_TASK INSTRUCTIONS:_
Below are the records; locate each line with the word "separable" and copy it.

[Saved data entries]
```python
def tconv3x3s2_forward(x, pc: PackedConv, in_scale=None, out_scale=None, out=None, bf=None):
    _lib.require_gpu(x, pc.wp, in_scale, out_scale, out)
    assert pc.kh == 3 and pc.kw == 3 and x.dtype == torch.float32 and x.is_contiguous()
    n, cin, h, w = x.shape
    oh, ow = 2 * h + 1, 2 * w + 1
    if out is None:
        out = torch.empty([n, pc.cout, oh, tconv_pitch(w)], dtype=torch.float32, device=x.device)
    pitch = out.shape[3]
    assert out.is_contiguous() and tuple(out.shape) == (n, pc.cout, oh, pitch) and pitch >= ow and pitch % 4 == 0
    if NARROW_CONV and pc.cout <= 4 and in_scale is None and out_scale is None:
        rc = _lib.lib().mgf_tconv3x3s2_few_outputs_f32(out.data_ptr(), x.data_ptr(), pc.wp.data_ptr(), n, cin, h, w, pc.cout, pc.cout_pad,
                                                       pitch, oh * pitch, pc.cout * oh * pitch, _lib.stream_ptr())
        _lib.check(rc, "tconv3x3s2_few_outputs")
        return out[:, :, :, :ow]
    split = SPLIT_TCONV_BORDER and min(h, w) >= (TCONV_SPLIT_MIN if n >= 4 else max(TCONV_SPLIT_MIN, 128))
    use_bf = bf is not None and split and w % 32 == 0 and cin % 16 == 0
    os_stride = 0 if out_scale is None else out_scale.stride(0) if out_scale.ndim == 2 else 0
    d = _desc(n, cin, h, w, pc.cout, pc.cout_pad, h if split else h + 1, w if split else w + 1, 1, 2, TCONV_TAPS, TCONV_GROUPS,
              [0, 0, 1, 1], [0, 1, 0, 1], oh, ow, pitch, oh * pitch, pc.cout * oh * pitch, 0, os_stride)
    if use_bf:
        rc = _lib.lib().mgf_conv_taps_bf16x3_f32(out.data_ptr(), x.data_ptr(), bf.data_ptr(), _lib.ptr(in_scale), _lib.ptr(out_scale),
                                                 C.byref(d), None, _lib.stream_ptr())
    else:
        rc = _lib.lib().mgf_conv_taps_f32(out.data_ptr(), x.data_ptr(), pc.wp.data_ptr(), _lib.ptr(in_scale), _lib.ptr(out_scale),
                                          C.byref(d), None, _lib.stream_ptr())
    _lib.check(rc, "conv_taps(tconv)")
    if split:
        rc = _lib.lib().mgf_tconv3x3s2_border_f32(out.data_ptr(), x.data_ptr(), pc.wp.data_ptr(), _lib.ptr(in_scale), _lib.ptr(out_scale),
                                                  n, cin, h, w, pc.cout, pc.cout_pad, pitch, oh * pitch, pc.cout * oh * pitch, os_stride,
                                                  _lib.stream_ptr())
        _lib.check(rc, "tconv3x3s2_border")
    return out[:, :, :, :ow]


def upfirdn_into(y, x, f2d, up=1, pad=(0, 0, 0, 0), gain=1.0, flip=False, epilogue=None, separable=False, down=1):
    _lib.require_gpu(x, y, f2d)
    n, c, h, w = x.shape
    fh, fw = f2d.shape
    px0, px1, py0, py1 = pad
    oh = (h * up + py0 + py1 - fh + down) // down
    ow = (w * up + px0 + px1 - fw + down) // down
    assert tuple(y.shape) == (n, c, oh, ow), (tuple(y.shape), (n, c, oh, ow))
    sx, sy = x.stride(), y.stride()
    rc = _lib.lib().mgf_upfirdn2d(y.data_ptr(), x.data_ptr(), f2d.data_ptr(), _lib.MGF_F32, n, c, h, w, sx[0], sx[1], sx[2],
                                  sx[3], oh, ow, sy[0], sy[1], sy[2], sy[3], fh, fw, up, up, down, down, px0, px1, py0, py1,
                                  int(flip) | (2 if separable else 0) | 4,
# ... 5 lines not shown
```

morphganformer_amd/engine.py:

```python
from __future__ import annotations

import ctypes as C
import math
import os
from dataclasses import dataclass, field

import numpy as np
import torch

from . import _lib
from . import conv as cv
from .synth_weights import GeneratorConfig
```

_EXERCISE SOLUTION:_
def upfirdn_into(y, x, f2d, up=1, pad=(0, 0, 0, 0), gain=1.0, flip=False, epilogue=None, separable=False, down=1):
                                  int(flip) | (2 if separable else 0) | 4,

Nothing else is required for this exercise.